Supplied records
hipError_t strided_copy(void *dst, size_t dpitch, const void *src, size_t spitch, size_t width, size_t rows, hipStream_t st)
{
	if (rows > 4096) return hipMemcpy2DAsync(dst, dpitch, src, spitch, width, rows, hipMemcpyDeviceToDevice, st);
	for (size_t r = 0; r < rows; r++) {
		const hipError_t e = hipMemcpyAsync((char *)dst + r * dpitch, (const char *)src + r * spitch, width, hipMemcpyDeviceToDevice, st);
		if (e != hipSuccess) return e;
	}
	return hipSuccess;
}

}

extern "C" {

int rk_mcts_create(rk_mcts_t **out, int n_trees, size_t capacity_per_tree, size_t max_path)
{
	if (!out) return fail(RK_EINVAL, "rk_mcts_create: null out pointer");
	if (n_trees < 1 || n_trees > (1 << 20)) return fail(RK_EINVAL, "rk_mcts_create: n_trees %d out of range", n_trees);
	if (capacity_per_tree < 13 || capacity_per_tree > 0x3FFFFFF0ull) return fail(RK_EINVAL, "rk_mcts_create: capacity %zu out of range", capacity_per_tree);
	if (max_path < 2 || max_path > (1u << 30)) return fail(RK_EINVAL, "rk_mcts_create: max_path %zu out of range", max_path);
	rk_mcts *h = new rk_mcts();
	h->capacity = capacity_per_tree;
	MctsDev &d = h->d;
	d.T = n_trees;
	d.cap1 = (uint32_t)(capacity_per_tree + 1);
	uint64_t ts = 64;
	while (ts < 2ull * d.cap1) ts <<= 1;
	d.tmask = (uint32_t)(ts - 1);
	d.max_path = (uint32_t)max_path;
	const size_t T = (size_t)n_trees, rows = T * d.cap1;
	int e = RK_OK;
	#define A(ptr, cnt) if (!e) e = mcts_alloc(h, &d.ptr, (cnt))
	A(states, rows * 5); A(nodes, (rows + 1) * NODE_BYTES);
	A(table, T * (size_t)ts);
	A(path_nodes, T * max_path); A(path_actions, T * max_path);
	A(tree, T * TR_INTS + 16);
	A(children, T * 12 * 5 + 64); A(child_idx, T * 12); A(child_new, T * 12);
	#undef A
	if (!e) e = mcts_alloc(h, &h->starts_dev, T * 5);
	if (!e) e = mcts_alloc(h, &h->max_states_dev, T);
	if (!e && hipHostMalloc((void **)&h->tree_host, T * TR_INTS * sizeof(int32_t), hipHostMallocDefault) != hipSuccess) { (void)hipGetLastError(); h->tree_host = nullptr; }
	if (e) { rk_mcts_destroy(h); return e; }
	*out = h;
	return RK_OK;
}

int rk_mcts_destroy(rk_mcts_t *h)
{
	if (!h) return RK_OK;
	for (void *p : h->allocs) (void)hipFree(p);
	for (void *p : h->bfs_allocs) (void)hipFree(p);
	if (h->tree_host != nullptr) (void)hipHostFree(h->tree_host);
	delete h;
	return RK_OK;
}

int rk_mcts_reset(rk_mcts_t *h, const int8_t *h_start_states, const long long *h_max_states, double c, double nu, void *stream)
{
	if (!h || !h_start_states) return fail(RK_EINVAL, "rk_mcts_reset: null argument");
	hipStream_t st = (hipStream_t)stream;
	MctsDev &d = h->d;
	const size_t T = (size_t)d.T, rows = T * d.cap1;
	d.c = c;
	d.nu = nu;
	std::vector<int32_t> ms(T);
	for (size_t t = 0; t < T; t++) {
		long long m = h_max_states ? h_max_states[t] : (long long)h->capacity;
		if (m > (long long)h->capacity) m = (long long)h->capacity;
		ms[t] = (int32_t)(m < 0 ? 0 : m);
	}
	RK_HIP(hipMemsetAsync(d.nodes, 0, rows * NODE_BYTES, st));
	RK_HIP(hipMemsetAsync(d.table, 0, T * ((size_t)d.tmask + 1) * sizeof(uint32_t), st));
	RK_HIP(hipMemsetAsync(d.child_new, 0, T * 12, st));
	RK_HIP(hipMemsetAsync(d.child_idx, 0, T * 12 * sizeof(int32_t), st));
	RK_HIP(hipMemsetAsync(d.children, 0, (T * 12 * 5) * sizeof(uint32_t), st));
	RK_HIP(hipMemcpyAsync(h->max_states_dev, ms.data(), T * sizeof(int32_t), hipMemcpyHostToDevice, st));
	RK_HIP(hipMemcpyAsync(h->starts_dev, h_start_states, T * STATE_BYTES, hipMemcpyHostToDevice, st));
	hipLaunchKernelGGL(k_mcts_root, dim3(d.T), dim3(64), 0, st, d, h->starts_dev, h->max_states_dev);
	RK_HIP(hipGetLastError());
	RK_HIP(hipStreamSynchronize(st));
	h->ready = true;
	h->ahead = false;
	return RK_OK;
}


int rk_mcts_grow(rk_mcts_t *h, size_t new_capacity, size_t new_max_path, const long long *h_max_states, void *stream)
{
	if (!h || !h->ready) return fail(RK_ESTATE, "rk_mcts_grow: reset the engine first");
	if (new_capacity < h->capacity || new_capacity > 0x3FFFFFF0ull) return fail(RK_EINVAL, "rk_mcts_grow: capacity %zu out of range (now %zu)", new_capacity, h->capacity);
	if (new_max_path < h->d.max_path) new_max_path = h->d.max_path;
	if (new_max_path > (1u << 30)) return fail(RK_EINVAL, "rk_mcts_grow: max_path %zu out of range", new_max_path);
	hipStream_t st = (hipStream_t)stream;
	const MctsDev old = h->d;
	MctsDev d = old;
	const size_t T = (size_t)d.T;
	d.cap1 = (uint32_t)(new_capacity + 1);
	uint64_t ts = 64;
	while (ts < 2ull * d.cap1) ts <<= 1;
	d.tmask = (uint32_t)(ts - 1);
	d.max_path = (uint32_t)new_max_path;
	const size_t rows = T * d.cap1;
	std::vector<void *> fresh;
	auto get = [&](size_t bytes) -> void * { void *q = nullptr; if (hipMalloc(&q, bytes + 16) != hipSuccess) return nullptr; fresh.push_back(q); return q; };
	const bool pool = d.cap1 != old.cap1, paths = d.max_path != old.max_path;
	if (pool) {
		d.states = (uint32_t *)get(rows * 5 * sizeof(uint32_t));
		d.nodes = (uint8_t *)get((rows + 1) * NODE_BYTES);
		d.table = (uint32_t *)get(T * (size_t)ts * sizeof(uint32_t));
	}
	if (paths) {
		d.path_nodes = (int32_t *)get(T * new_max_path * sizeof(int32_t));
		d.path_actions = (uint8_t *)get(T * new_max_path);
	}
	if ((pool && (!d.states || !d.nodes || !d.table)) || (paths && (!d.path_nodes || !d.path_actions))) {
		for (void *q : fresh) (void)hipFree(q);
		(void)hipGetLastError();
		return fail(RK_ECAPACITY, "rk_mcts_grow: no device memory for %d trees of %zu states", d.T, new_capacity);
	}
	std::vector<int32_t> ms(T);
	for (size_t t = 0; t < T; t++) {
		long long m = h_max_states ? h_max_states[t] : (long long)new_capacity;
		if (m > (long long)new_capacity) m = (long long)new_capacity;
		ms[t] = (int32_t)(m < 0 ? 0 : m);
	}
	auto fill = [&]() -> hipError_t {
		#define RK_TRY(call) do { const hipError_t e_ = (call); if (e_ != hipSuccess) return e_; } while (0)
		if (pool) {
			RK_TRY(hipMemsetAsync(d.nodes, 0, rows * NODE_BYTES, st));
			RK_TRY(hipMemsetAsync(d.table, 0, T * (size_t)ts * sizeof(uint32_t), st));
			RK_TRY(strided_copy(d.states, (size_t)d.cap1 * STATE_BYTES, old.states, (size_t)old.cap1 * STATE_BYTES, (size_t)old.cap1 * STATE_BYTES, T, st));
			RK_TRY(strided_copy(d.nodes, (size_t)d.cap1 * NODE_BYTES, old.nodes, (size_t)old.cap1 * NODE_BYTES, (size_t)old.cap1 * NODE_BYTES, T, st));
		}
		if (paths) {
			RK_TRY(strided_copy(d.path_nodes, new_max_path * 4, old.path_nodes, (size_t)old.max_path * 4, (size_t)old.max_path * 4, T, st));
			RK_TRY(strided_copy(d.path_actions, new_max_path, old.path_actions, (size_t)old.max_path, (size_t)old.max_path, T, st));
		}
		if (pool) {
			hipLaunchKernelGGL(k_mcts_rehash, dim3(std::min<unsigned>(nblocks(old.cap1), 4096u), d.T), dim3(256), 0, st, d);
			RK_TRY(hipGetLastError());
		}
		RK_TRY(hipMemcpyAsync(h->max_states_dev, ms.data(), T * sizeof(int32_t), hipMemcpyHostToDevice, st));
		hipLaunchKernelGGL(k_mcts_set_budgets, dim3(nblocks(T)), dim3(256), 0, st, d, h->max_states_dev);
		RK_TRY(hipGetLastError());
		RK_TRY(hipStreamSynchronize(st));
		#undef RK_TRY
		return hipSuccess;
	};
	if (const hipError_t e = fill(); e != hipSuccess) {
		(void)hipStreamSynchronize(st);
		for (void *q : fresh) (void)hipFree(q);
		(void)hipGetLastError();
		return fail(RK_EHIP, "rk_mcts_grow: %s", hipGetErrorString(e));
	}
	auto drop = [&](void *q) {
		for (size_t i = 0; i < h->allocs.size(); i++) if (h->allocs[i] == q) { h->allocs.erase(h->allocs.begin() + (long)i); break; }
		(void)hipFree(q);
	};
	if (pool) { drop(old.states); drop(old.nodes); drop(old.table); }
	if (paths) { drop(old.path_nodes); drop(old.path_actions); }
	for (void *q : fresh) h->allocs.push_back(q);
	h->d = d;
	h->capacity = new_capacity;
	h->ahead = false;
	for (void *q : h->bfs_allocs) (void)hipFree(q);
	h->bfs_allocs.clear();
	h->bfs = BfsDev{};
	h->bfs_valid = false;
	return RK_OK;
}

Work request
State how many lines above contain the string "width", with no other words.

Finished task
3